• Work instruction: Where a line of the records holds the string "mixtures", copy that line.

───

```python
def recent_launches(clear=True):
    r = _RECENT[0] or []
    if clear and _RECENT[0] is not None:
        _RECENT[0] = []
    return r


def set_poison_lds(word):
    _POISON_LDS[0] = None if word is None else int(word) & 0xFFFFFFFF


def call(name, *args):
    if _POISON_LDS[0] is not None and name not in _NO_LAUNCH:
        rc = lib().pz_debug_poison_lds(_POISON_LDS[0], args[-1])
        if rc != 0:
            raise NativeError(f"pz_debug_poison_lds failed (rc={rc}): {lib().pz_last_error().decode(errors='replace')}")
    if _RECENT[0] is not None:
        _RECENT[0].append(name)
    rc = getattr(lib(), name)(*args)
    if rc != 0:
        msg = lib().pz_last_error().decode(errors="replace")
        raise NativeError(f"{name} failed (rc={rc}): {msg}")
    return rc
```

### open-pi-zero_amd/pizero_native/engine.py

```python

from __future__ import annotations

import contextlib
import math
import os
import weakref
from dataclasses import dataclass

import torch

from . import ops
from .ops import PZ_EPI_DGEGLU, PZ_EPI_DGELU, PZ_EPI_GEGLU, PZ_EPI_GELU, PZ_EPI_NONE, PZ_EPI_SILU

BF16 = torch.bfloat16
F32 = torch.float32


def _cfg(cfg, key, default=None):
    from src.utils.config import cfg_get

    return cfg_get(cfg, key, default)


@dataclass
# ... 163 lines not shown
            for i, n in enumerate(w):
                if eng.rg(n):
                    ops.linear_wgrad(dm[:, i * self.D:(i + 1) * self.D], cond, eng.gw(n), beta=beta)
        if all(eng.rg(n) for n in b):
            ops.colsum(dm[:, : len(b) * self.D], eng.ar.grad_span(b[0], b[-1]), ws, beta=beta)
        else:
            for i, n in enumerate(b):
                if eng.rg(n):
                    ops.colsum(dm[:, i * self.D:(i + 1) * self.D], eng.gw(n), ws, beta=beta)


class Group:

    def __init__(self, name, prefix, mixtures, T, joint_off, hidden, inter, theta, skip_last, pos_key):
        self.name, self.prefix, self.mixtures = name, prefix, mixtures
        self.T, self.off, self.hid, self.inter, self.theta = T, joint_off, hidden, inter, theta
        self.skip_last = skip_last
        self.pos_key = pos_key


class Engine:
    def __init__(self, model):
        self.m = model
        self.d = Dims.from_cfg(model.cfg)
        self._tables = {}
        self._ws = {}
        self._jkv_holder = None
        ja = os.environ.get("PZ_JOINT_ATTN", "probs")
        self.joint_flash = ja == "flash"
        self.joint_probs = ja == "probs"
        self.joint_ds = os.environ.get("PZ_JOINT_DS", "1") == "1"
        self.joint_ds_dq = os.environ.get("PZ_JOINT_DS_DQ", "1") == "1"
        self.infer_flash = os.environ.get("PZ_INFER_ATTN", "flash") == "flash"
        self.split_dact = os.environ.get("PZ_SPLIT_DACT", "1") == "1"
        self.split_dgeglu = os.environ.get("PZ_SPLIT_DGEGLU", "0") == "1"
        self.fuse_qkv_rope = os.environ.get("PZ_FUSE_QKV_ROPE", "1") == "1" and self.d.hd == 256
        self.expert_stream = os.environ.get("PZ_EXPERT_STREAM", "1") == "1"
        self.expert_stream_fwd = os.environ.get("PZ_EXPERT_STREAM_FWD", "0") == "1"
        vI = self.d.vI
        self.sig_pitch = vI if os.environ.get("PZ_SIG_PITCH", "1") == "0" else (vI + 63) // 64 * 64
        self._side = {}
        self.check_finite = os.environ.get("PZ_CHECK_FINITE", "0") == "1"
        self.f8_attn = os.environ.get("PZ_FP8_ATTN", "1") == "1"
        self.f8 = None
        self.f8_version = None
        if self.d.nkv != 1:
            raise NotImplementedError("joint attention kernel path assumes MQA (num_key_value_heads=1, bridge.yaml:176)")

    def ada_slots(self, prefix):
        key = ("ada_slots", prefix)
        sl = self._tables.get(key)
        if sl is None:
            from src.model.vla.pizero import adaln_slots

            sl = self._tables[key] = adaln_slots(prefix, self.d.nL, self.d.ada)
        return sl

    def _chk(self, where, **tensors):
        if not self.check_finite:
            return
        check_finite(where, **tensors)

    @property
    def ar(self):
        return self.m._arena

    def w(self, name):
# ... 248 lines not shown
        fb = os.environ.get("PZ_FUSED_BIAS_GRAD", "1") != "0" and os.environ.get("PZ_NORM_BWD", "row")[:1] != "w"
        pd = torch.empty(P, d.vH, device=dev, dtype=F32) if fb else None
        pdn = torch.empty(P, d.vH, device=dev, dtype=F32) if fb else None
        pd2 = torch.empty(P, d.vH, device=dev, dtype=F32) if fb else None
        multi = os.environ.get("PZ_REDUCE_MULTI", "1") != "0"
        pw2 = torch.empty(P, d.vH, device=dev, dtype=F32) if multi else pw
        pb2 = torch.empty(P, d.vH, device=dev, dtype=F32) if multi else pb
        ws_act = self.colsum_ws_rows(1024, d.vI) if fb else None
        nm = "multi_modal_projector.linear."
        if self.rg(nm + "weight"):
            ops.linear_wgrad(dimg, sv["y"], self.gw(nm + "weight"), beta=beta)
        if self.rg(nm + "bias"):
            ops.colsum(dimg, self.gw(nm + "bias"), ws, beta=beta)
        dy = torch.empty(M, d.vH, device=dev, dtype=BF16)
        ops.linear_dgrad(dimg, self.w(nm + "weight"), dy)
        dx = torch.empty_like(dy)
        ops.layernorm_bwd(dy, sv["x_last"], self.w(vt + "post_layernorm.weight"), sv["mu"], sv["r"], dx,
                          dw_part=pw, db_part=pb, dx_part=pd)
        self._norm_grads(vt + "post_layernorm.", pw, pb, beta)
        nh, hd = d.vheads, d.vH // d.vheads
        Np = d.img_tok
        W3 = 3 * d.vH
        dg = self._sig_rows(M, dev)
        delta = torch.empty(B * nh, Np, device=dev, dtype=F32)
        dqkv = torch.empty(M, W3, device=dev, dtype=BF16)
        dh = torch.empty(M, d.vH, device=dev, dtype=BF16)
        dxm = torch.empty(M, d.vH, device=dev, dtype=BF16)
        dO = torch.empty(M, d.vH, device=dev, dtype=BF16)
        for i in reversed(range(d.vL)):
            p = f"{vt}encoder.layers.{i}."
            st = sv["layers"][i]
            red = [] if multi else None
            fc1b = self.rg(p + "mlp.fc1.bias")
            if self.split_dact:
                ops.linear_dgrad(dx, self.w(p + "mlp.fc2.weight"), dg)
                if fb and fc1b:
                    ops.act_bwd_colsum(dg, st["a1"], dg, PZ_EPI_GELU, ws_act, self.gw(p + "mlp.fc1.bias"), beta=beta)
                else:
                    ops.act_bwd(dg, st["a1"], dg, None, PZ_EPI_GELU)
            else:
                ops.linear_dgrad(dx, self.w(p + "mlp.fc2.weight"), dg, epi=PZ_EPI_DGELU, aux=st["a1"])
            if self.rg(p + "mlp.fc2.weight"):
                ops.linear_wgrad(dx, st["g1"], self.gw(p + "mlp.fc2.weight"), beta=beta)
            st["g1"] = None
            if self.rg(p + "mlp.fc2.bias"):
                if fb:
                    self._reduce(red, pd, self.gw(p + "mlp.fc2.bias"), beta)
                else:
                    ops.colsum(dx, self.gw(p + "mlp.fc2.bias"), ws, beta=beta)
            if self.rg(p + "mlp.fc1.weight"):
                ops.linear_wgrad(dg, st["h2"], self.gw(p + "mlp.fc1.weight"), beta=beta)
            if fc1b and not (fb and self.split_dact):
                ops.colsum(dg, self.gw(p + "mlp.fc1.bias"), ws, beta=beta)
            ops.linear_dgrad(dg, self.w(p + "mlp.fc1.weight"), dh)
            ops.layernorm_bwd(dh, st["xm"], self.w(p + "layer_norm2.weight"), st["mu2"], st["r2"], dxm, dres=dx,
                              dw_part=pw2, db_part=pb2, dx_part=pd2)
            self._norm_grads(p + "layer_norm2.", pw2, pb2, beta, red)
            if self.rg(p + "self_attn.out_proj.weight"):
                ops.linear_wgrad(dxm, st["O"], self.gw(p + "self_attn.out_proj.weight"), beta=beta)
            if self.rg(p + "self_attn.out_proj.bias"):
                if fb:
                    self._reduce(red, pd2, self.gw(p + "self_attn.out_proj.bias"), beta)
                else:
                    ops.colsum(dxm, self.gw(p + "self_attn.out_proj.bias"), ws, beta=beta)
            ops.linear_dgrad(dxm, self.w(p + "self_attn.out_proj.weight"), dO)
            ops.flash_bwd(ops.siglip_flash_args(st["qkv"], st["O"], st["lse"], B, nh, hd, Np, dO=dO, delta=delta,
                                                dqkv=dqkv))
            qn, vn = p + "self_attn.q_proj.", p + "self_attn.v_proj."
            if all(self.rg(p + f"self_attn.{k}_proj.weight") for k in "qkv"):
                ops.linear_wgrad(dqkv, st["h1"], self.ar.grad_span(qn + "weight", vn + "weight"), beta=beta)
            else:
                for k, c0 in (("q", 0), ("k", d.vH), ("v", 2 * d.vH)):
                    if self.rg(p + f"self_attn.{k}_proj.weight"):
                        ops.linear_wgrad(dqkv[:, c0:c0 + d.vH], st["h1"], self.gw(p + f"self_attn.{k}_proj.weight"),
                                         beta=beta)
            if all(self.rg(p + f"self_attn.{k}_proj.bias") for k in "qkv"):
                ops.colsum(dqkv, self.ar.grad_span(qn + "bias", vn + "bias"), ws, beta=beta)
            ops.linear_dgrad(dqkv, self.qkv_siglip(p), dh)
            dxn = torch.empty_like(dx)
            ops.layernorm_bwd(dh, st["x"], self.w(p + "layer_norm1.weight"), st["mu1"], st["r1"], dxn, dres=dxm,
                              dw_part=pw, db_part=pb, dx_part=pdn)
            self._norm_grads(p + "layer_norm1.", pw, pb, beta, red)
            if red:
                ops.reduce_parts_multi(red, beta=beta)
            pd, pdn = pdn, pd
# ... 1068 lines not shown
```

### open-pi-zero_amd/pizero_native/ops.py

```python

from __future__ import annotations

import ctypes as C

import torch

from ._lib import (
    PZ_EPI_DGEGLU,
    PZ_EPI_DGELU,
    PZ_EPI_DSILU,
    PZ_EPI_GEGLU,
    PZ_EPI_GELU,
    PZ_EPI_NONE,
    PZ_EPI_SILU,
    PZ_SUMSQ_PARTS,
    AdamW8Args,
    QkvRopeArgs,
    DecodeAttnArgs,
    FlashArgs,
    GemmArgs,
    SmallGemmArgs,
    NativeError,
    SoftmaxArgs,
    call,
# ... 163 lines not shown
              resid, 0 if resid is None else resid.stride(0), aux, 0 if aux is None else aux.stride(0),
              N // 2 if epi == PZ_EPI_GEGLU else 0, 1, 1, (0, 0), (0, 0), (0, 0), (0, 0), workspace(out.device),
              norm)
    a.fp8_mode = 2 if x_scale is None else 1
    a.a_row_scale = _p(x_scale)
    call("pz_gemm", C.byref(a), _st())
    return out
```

───

• Task answer:
    def __init__(self, name, prefix, mixtures, T, joint_off, hidden, inter, theta, skip_last, pos_key):
        self.name, self.prefix, self.mixtures = name, prefix, mixtures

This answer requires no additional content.